* PROBLEM STATEMENT
Report all lines below with the word "batch".

§

static int attn_core_bf16(const void* X, const void* Wq, const void* Kp, const void* Vp, void* O, float* stats, int B,
                          int S, int C, int H, int Lt, int Li, float w_text, float w_img, cudaStream_t st, bool f16,
                          const void* Wo = nullptr, const float* bo = nullptr, void* Y = nullptr, unsigned int* sync = nullptr,
                          bool* fused = nullptr) {
  if (fused) *fused = false;
  if (S > 128) {
    const bool want = Wo != nullptr && sync != nullptr && (g_opt_fuse_out >= 2 || (g_opt_fuse_out == 1 && C <= 320));
    if (dual_attn_pair_roles_supported(S, C, H)) {
      const bool f = want && dual_attn_pair_roles_fused_supported(S, C, H);
      if (fused) *fused = f;
      return dual_attn_core_bf16_pair_roles(X, Wq, Kp, Vp, O, stats, B, S, C, H, Lt, Li, w_text, w_img, st,
                                            f ? Wo : nullptr, bo, f ? Y : nullptr, f ? sync : nullptr, f16);
    }
    if (fused) *fused = want;
    return dual_attn_core_bf16_pair(X, Wq, Kp, Vp, O, stats, B, S, C, H, Lt, Li, w_text, w_img, st, want ? Wo : nullptr, bo,
                                    want ? Y : nullptr, want ? sync : nullptr, f16);
  }
  return dual_attn_core_bf16_persistent(X, Wq, Kp, Vp, O, stats, B, S, C, H, Lt, Li, w_text, w_img, st, f16);
}

}

using namespace pv;

extern "C" {

int pv_version(void) { return PV_ABI_VERSION; }
const char* pv_last_error(void) { return last_error_cstr(); }
unsigned long long pv_launch_count(void) { return g_launches.load(std::memory_order_relaxed); }

int pv_set_option(const char* name, int value) {
  if (!name) PV_FAIL(PV_ERR_INVALID, "null option name");
  if (!strcmp(name, "epi_swizzle")) { g_opt_epi_swizzle = value; return PV_OK; }
  if (!strcmp(name, "force_bn")) { g_opt_force_bn = value; return PV_OK; }
  if (!strcmp(name, "gemm_two_cta")) { g_opt_gemm_two_cta = value; return PV_OK; }
  if (!strcmp(name, "gemm_persistent")) { g_opt_gemm_persistent = value; return PV_OK; }
  if (!strcmp(name, "fuse_out")) { g_opt_fuse_out = value; return PV_OK; }
  if (!strcmp(name, "pdl")) { g_opt_pdl = value; return PV_OK; }
  if (!strcmp(name, "bwd_mma")) { g_opt_bwd_mma = value; return PV_OK; }
  if (!strcmp(name, "bwd_tc")) { g_opt_bwd_tc = value; return PV_OK; }
  if (!strcmp(name, "sattn_poly")) { g_opt_sattn_poly = value; return PV_OK; }
  if (!strcmp(name, "attn6_prefetch")) { g_opt_attn6_prefetch = value; return PV_OK; }
  if (!strcmp(name, "attn6_token")) { g_opt_attn6_token = value; return PV_OK; }
  if (!strcmp(name, "trace_block")) { g_opt_trace_block = value; return PV_OK; }
  PV_FAIL(PV_ERR_INVALID, "unknown option '%s'", name);
}

int pv_debug_trace(void* buf, int capacity_events) {
#ifdef PV_TRACE
  g_attn3_trace = static_cast<unsigned long long*>(buf);
  g_attn3_trace_cap = buf ? capacity_events : 0;
  return PV_OK;
#else
  (void)capacity_events;
  if (buf == nullptr) return PV_OK;
  PV_FAIL(PV_ERR_INVALID, "this build records no device timeline (rebuild with PV_TRACE=1 python -m photoverse_b200.build --force)");
#endif
}

int pv_pack_weight(pv_dtype out_dt, const float* W, const float* lora_A, const float* lora_B, float scaling,
                   void* W_eff, int out_features, int in_features, int r, void* stream) {
  PV_REQUIRE(W && W_eff, "null pointer");
  PV_REQUIRE(out_dt == PV_F32 || is_16bit(out_dt), "unknown dtype %d", (int)out_dt);
  return pack_weight(out_dt, W, lora_A, lora_B, scaling, W_eff, out_features, in_features, r, as_stream(stream));
}

int pv_linear_fwd(pv_dtype dt, pv_dtype out_dt, const void* A, const void* W, const float* bias, void* D, int64_t M,
                  int64_t N, int64_t K, int64_t batch, int64_t lda, int64_t ldw, int64_t ldd, int64_t strideA,
                  int64_t strideW, int64_t strideBias, int64_t strideD, void* stream) {
  PV_REQUIRE(A && W && D, "null pointer");
  if (is_16bit(dt)) {
    PV_REQUIRE(out_dt == dt || out_dt == PV_F32, "%s inputs produce %s or fp32 outputs", dt == PV_F16 ? "PV_F16" : "PV_BF16",
               dt == PV_F16 ? "PV_F16" : "PV_BF16");
    return gemm_bf16(A, W, bias, D, out_dt == PV_F32, M, N, K, batch, lda, ldw, ldd, strideA, strideW, strideBias,
                     strideD, as_stream(stream), false, dt == PV_F16);
  }
  PV_REQUIRE(out_dt == PV_F32, "fp32 inputs produce fp32 outputs");
  return gemm_f32(static_cast<const float*>(A), static_cast<const float*>(W), bias, static_cast<float*>(D), M, N, K,
                  batch, lda, ldw, ldd, strideA, strideW, strideBias, strideD, as_stream(stream));
}

int64_t pv_kv_tile_bytes(pv_dtype dt, int C, int H, int Lt, int Li) {
  if (H <= 0 || C % H != 0) return -1;
  const int d = C / H;
  if (is_16bit(dt)) return attn_kv_tile_bytes(d);
  return static_cast<int64_t>(Lt + Li) * d * 4;
}

int pv_kv_pack_fwd(pv_dtype dt, const void* text, const void* img, const void* Wkv_text, const void* Wkv_img,
                   float* kv_text_ws, float* kv_img_ws, void* Kp, void* Vp, float* v_ip_norm, int B, int Lt, int Li,
                   int Dc, int C, int H, void* stream) {
  PV_REQUIRE(text && img && Wkv_text && Wkv_img && kv_text_ws && kv_img_ws && Kp && Vp && v_ip_norm, "null pointer");
  PV_REQUIRE(B > 0 && Lt >= 1 && Li >= 1 && Lt + Li <= PV_KEYS_PAD && C > 0 && H > 0 && C % H == 0 && Dc > 0,
             "bad shape B=%d Lt=%d Li=%d Dc=%d C=%d H=%d", B, Lt, Li, Dc, C, H);
  PV_REQUIRE(dt == PV_F32 || is_16bit(dt), "unknown dtype %d", (int)dt);
  PV_REQUIRE(!is_16bit(dt) || (Lt <= PV_IMG_KEY_OFFSET && Li <= PV_KEYS_PAD - PV_IMG_KEY_OFFSET),
             "PV_BF16 / PV_F16 tiles hold at most %d text and %d image keys (Lt=%d Li=%d)", PV_IMG_KEY_OFFSET,
             PV_KEYS_PAD - PV_IMG_KEY_OFFSET, Lt, Li);
  cudaStream_t st = as_stream(stream);
  int rc;
  if (is_16bit(dt)) {
    const bool f16 = dt == PV_F16;
    rc = gemm_bf16(text, Wkv_text, nullptr, kv_text_ws, true, (long long)B * Lt, 2 * C, Dc, 1, Dc, Dc, 2 * C, 0, 0, 0, 0, st,
                   false, f16);
    if (rc) return rc;
    rc = gemm_bf16(img, Wkv_img, nullptr, kv_img_ws, true, (long long)B * Li, 2 * C, Dc, 1, Dc, Dc, 2 * C, 0, 0, 0, 0, st,
                   false, f16);
    if (rc) return rc;
  } else {
    rc = gemm_f32(static_cast<const float*>(text), static_cast<const float*>(Wkv_text), nullptr, kv_text_ws,
                  (long long)B * Lt, 2 * C, Dc, 1, Dc, Dc, 2 * C, 0, 0, 0, 0, st);
    if (rc) return rc;
    rc = gemm_f32(static_cast<const float*>(img), static_cast<const float*>(Wkv_img), nullptr, kv_img_ws,
                  (long long)B * Li, 2 * C, Dc, 1, Dc, Dc, 2 * C, 0, 0, 0, 0, st);
    if (rc) return rc;
  }
  return kv_pack(dt, kv_text_ws, kv_img_ws, Kp, Vp, v_ip_norm, B, Lt, Li, C, H, st);
}

int64_t pv_dual_attn_sync_words(int B, int S) {
  if (B <= 0 || S <= 0) return -1;
  return 2ll * B * ((S + 255) / 256);
}

int pv_dual_attn_fwd(pv_dtype dt, const void* X, const void* Wq, const void* Kp, const void* Vp, const void* Wo,
                     const float* bo, void* Y, float* ws_q, void* ws_o, float* stats, unsigned int* ws_sync, int B, int S,
                     int C, int H, int Lt, int Li, float w_text, float w_img, void* stream) {
  PV_REQUIRE(X && Wq && Kp && Vp && Wo && Y && ws_o, "null pointer");
  cudaStream_t st = as_stream(stream);
  int rc;
  if (is_16bit(dt)) {
    const bool f16 = dt == PV_F16;
    bool fused = false;
    rc = attn_core_bf16(X, Wq, Kp, Vp, ws_o, stats, B, S, C, H, Lt, Li, w_text, w_img, st, f16, Wo, bo, Y, ws_sync, &fused);
    if (rc || fused) return rc;
    return gemm_bf16(ws_o, Wo, bo, Y, false, (long long)B * S, C, C, 1, C, C, C, 0, 0, 0, 0, st, true, f16);
  }
  PV_REQUIRE(dt == PV_F32, "unknown dtype %d", (int)dt);
  PV_REQUIRE(ws_q != nullptr, "PV_F32 needs the ws_q scratch");
  rc = gemm_f32(static_cast<const float*>(X), static_cast<const float*>(Wq), nullptr, ws_q, (long long)B * S, C, C, 1, C,
                C, C, 0, 0, 0, 0, st);
  if (rc) return rc;
  rc = dual_attn_core_f32(ws_q, static_cast<const float*>(Kp), static_cast<const float*>(Vp),
                          static_cast<float*>(ws_o), stats, B, S, C, H, Lt, Li, w_text, w_img, st);
  if (rc) return rc;
  return gemm_f32(static_cast<const float*>(ws_o), static_cast<const float*>(Wo), bo, static_cast<float*>(Y),
                  (long long)B * S, C, C, 1, C, C, C, 0, 0, 0, 0, st);
}

int pv_dual_attn_core_fwd(pv_dtype dt, const void* XorQ, const void* Wq, const void* Kp, const void* Vp, void* O,
                          float* stats, int B, int S, int C, int H, int Lt, int Li, float w_text, float w_img,
                          void* stream) {
  PV_REQUIRE(XorQ && Kp && Vp && O, "null pointer");
  if (is_16bit(dt)) {
    PV_REQUIRE(Wq != nullptr, "PV_BF16 / PV_F16 fuse the Q projection: Wq required");
    return attn_core_bf16(XorQ, Wq, Kp, Vp, O, stats, B, S, C, H, Lt, Li, w_text, w_img, as_stream(stream), dt == PV_F16);
  }
  PV_REQUIRE(dt == PV_F32, "unknown dtype %d", (int)dt);
  return dual_attn_core_f32(static_cast<const float*>(XorQ), static_cast<const float*>(Kp),
                            static_cast<const float*>(Vp), static_cast<float*>(O), stats, B, S, C, H, Lt, Li, w_text,
                            w_img, as_stream(stream));
}

int pv_ln_lrelu_fwd(pv_dtype out_dt, const float* x, const float* gamma, const float* beta, void* y, float* save_mean,
                    float* save_rstd, int64_t rows, int cols, int64_t ldx, int64_t ldy, int64_t rows_per_group,
                    float eps, float slope, void* stream) {
  PV_REQUIRE(x && gamma && beta && y, "null pointer");
  PV_REQUIRE(out_dt == PV_F32 || is_16bit(out_dt), "unknown dtype %d", (int)out_dt);
  return ln_lrelu(out_dt, x, gamma, beta, y, save_mean, save_rstd, rows, cols, ldx, ldy, rows_per_group, eps,
                  slope, as_stream(stream));
}

int pv_group_mean_fwd(pv_dtype in_dt, pv_dtype out_dt, const void* x, void* y, int64_t groups, int P, int cols,
                      int64_t ldy, void* stream) {
  PV_REQUIRE(x && y, "null pointer");
  PV_REQUIRE((in_dt == PV_F32 || is_16bit(in_dt)) && (out_dt == PV_F32 || is_16bit(out_dt)), "unknown dtype");
  PV_REQUIRE(!(is_16bit(in_dt) && is_16bit(out_dt) && in_dt != out_dt), "16-bit input and output must have one type");
  return group_mean(in_dt, out_dt, x, y, groups, P, cols, ldy, as_stream(stream));
}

§

* SOLUTION
                  int64_t N, int64_t K, int64_t batch, int64_t lda, int64_t ldw, int64_t ldd, int64_t strideA,
    return gemm_bf16(A, W, bias, D, out_dt == PV_F32, M, N, K, batch, lda, ldw, ldd, strideA, strideW, strideBias,
                  batch, lda, ldw, ldd, strideA, strideW, strideBias, strideD, as_stream(stream));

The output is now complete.